**EXERCISE INSTRUCTIONS**.
Among the records below, find each line containing the word "RadixSortPairs" and copy it.
-=-=-
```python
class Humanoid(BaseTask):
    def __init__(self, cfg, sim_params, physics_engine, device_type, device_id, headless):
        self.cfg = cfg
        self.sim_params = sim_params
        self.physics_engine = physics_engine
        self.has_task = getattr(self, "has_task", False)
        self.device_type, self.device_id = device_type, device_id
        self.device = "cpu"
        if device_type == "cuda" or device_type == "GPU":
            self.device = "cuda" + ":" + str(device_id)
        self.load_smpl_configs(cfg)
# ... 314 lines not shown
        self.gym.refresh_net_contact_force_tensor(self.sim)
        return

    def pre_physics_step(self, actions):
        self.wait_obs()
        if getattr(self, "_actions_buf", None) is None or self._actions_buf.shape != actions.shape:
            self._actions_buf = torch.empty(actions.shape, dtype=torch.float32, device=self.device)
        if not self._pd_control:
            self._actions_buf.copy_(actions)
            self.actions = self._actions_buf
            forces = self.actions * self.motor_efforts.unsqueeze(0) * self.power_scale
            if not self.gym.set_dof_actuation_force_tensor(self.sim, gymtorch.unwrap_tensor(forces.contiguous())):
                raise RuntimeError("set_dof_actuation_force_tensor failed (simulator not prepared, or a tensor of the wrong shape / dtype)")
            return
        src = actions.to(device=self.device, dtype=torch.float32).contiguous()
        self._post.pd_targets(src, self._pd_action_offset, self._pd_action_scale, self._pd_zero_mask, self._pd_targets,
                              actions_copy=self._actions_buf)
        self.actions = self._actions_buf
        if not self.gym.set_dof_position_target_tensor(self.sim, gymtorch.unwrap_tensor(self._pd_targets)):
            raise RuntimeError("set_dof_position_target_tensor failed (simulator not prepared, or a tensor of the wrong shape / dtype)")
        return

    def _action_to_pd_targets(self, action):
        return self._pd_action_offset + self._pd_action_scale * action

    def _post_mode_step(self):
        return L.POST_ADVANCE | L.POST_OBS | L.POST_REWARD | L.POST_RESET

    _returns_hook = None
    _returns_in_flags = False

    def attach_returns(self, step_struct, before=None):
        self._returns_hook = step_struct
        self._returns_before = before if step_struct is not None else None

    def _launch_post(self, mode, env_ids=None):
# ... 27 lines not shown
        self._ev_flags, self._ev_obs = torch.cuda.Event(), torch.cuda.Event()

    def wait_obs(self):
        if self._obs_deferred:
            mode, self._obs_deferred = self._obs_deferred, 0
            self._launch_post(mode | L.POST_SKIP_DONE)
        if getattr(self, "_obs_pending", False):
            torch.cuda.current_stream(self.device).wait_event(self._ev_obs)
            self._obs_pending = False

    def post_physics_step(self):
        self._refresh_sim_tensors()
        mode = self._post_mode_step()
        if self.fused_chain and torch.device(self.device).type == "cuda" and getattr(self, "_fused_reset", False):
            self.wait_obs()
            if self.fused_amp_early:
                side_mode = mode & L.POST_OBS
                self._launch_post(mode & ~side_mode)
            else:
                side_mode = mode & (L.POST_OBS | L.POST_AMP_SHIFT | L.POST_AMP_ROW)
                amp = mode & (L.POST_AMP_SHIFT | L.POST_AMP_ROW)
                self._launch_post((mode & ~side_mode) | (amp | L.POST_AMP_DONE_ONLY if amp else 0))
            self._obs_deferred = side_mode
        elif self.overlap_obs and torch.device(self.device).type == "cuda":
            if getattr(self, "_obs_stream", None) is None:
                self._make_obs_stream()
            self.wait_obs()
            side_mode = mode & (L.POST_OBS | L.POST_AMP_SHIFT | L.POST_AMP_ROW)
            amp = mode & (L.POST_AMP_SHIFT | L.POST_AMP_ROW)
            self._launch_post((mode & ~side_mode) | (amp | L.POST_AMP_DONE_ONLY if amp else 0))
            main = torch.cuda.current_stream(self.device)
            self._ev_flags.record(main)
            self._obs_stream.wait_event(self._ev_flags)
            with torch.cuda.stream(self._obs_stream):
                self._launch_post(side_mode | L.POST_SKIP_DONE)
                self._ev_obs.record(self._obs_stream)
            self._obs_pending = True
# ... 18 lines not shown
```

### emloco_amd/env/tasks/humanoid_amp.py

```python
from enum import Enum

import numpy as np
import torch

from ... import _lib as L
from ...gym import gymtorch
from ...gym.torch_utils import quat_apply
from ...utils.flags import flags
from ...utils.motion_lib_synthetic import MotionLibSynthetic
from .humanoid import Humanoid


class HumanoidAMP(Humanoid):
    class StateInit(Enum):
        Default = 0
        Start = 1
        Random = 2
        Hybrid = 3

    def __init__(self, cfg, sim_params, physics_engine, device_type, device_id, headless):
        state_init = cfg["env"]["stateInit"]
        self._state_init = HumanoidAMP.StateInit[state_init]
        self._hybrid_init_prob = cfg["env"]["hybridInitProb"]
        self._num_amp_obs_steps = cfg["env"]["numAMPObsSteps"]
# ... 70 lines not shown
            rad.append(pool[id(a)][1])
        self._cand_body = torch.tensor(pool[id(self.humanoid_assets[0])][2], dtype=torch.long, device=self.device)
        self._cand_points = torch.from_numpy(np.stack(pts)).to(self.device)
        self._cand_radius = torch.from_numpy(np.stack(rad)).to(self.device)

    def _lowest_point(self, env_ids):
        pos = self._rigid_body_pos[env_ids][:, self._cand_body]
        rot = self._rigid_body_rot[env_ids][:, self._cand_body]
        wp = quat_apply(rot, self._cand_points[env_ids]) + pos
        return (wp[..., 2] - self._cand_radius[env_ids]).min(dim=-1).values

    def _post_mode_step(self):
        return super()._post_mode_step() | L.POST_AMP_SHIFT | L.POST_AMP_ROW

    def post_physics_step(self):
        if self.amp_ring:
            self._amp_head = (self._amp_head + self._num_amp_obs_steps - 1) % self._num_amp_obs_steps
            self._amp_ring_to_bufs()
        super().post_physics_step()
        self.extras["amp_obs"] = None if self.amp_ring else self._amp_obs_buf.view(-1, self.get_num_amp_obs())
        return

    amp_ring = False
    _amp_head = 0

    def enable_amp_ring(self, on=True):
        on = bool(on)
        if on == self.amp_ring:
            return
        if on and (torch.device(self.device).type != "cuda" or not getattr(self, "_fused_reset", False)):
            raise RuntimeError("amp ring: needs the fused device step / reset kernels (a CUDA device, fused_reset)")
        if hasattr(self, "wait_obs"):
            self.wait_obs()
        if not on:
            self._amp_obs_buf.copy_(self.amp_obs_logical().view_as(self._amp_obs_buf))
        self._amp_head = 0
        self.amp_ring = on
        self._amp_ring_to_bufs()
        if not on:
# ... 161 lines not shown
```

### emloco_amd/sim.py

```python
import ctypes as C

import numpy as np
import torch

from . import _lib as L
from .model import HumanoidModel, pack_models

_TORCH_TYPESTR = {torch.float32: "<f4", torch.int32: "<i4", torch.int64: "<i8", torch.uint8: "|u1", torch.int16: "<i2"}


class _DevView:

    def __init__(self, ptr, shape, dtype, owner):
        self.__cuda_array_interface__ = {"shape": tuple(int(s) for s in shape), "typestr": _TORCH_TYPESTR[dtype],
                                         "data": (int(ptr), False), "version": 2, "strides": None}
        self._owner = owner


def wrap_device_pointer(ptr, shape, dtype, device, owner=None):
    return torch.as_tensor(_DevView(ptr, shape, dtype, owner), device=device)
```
-=-=-
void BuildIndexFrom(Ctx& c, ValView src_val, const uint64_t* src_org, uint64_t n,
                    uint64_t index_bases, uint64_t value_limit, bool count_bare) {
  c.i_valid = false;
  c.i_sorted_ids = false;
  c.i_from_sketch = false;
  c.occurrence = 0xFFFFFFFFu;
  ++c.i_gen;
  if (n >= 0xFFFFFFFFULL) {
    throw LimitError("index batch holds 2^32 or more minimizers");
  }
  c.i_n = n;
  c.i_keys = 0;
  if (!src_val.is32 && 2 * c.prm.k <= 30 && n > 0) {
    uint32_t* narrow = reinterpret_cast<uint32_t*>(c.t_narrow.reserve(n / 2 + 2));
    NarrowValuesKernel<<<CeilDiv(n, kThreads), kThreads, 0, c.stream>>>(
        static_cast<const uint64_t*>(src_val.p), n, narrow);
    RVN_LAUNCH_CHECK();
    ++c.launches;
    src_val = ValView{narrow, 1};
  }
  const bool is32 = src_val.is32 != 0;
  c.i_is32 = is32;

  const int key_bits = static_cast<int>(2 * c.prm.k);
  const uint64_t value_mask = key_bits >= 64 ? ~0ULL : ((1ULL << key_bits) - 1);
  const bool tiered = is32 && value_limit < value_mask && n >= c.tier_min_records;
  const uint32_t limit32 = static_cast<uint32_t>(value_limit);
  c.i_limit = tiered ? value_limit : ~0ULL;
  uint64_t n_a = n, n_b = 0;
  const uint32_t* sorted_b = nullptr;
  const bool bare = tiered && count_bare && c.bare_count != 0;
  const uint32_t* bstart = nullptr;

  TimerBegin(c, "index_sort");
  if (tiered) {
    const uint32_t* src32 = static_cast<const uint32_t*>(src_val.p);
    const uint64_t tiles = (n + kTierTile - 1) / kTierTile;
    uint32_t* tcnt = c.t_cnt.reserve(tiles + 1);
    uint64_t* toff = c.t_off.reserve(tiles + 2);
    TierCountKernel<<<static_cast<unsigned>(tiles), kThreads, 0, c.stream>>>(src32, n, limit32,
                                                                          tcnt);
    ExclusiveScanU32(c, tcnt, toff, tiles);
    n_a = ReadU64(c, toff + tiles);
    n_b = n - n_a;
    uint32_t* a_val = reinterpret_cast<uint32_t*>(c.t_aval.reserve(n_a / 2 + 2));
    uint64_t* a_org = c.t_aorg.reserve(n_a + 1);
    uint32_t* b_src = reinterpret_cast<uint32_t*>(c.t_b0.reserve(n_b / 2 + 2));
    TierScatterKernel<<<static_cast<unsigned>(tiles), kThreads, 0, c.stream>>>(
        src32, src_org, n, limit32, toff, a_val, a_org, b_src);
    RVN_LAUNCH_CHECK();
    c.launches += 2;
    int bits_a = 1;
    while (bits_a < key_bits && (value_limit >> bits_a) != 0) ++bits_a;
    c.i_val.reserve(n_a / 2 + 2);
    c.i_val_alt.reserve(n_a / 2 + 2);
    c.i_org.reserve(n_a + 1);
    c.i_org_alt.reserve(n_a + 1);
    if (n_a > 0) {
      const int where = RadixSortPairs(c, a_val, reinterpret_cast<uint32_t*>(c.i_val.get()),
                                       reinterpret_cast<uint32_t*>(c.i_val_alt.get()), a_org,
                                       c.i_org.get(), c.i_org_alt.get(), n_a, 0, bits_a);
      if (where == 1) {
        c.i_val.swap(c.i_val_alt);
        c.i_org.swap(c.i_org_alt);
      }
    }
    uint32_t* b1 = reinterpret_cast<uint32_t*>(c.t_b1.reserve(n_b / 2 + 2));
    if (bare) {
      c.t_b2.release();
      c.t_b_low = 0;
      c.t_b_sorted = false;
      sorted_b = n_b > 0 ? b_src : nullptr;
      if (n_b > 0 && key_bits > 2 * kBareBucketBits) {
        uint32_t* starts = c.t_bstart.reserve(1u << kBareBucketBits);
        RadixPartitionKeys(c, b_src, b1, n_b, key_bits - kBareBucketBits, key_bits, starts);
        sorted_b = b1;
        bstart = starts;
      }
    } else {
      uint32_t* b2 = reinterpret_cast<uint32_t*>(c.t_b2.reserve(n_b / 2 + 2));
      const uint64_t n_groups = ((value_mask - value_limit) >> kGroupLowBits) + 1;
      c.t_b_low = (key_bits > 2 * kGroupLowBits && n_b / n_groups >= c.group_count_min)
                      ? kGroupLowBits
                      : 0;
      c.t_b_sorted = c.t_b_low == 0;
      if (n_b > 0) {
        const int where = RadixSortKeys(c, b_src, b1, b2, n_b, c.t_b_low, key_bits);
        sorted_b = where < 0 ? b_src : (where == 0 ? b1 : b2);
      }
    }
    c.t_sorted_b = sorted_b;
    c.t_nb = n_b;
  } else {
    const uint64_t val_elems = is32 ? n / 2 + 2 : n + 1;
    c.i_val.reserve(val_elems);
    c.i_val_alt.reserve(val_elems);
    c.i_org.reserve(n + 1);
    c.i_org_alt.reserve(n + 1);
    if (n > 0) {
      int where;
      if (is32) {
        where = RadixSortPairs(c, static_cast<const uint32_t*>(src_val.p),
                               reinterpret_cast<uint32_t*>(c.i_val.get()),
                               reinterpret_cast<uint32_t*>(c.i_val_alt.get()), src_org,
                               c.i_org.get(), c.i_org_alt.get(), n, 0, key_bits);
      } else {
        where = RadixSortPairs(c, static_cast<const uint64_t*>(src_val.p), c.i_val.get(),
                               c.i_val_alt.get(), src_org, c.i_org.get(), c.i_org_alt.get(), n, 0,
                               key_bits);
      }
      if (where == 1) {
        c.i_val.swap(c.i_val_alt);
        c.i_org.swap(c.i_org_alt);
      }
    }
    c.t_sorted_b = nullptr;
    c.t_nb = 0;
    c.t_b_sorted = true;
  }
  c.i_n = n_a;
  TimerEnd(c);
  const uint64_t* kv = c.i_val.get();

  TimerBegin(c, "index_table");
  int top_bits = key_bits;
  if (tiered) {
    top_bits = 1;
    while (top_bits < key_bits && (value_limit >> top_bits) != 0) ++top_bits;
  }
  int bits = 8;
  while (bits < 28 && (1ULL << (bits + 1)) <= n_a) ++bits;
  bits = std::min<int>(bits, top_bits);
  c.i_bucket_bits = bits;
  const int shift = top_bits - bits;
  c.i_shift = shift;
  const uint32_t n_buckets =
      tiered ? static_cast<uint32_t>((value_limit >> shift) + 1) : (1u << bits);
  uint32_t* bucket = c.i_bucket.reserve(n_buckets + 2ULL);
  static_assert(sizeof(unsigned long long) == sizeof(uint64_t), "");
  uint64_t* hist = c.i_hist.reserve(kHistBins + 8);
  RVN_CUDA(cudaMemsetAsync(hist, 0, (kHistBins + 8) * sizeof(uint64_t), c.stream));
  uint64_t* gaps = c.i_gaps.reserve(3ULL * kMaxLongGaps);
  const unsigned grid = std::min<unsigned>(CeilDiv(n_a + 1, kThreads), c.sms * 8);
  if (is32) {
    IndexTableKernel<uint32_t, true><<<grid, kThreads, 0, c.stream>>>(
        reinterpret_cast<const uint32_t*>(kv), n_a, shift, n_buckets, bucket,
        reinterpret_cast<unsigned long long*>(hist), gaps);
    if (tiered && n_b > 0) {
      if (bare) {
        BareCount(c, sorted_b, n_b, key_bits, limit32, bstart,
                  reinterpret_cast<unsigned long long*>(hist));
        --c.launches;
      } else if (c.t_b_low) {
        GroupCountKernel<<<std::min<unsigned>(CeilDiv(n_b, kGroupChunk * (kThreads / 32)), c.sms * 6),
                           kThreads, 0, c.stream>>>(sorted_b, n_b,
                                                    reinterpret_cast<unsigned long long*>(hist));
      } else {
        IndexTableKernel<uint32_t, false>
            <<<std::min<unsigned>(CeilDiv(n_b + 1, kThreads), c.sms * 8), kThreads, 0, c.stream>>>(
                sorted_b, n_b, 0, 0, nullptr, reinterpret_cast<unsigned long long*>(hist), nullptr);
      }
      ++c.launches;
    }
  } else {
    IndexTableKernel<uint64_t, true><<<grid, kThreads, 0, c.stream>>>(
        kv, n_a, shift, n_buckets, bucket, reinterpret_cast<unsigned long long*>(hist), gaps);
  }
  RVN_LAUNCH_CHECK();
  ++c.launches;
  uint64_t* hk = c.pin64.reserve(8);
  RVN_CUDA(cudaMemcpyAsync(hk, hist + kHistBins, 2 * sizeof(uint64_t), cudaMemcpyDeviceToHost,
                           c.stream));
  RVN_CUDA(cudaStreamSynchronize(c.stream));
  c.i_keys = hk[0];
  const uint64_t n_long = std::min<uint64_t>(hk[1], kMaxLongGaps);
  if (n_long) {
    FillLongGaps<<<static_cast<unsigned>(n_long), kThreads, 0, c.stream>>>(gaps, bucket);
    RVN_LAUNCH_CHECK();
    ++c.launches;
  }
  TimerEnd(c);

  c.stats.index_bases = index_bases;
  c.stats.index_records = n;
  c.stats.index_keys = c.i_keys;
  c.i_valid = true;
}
-=-=-
**EXERCISE ANSWER**.
      const int where = RadixSortPairs(c, a_val, reinterpret_cast<uint32_t*>(c.i_val.get()),
        where = RadixSortPairs(c, static_cast<const uint32_t*>(src_val.p),
        where = RadixSortPairs(c, static_cast<const uint64_t*>(src_val.p), c.i_val.get(),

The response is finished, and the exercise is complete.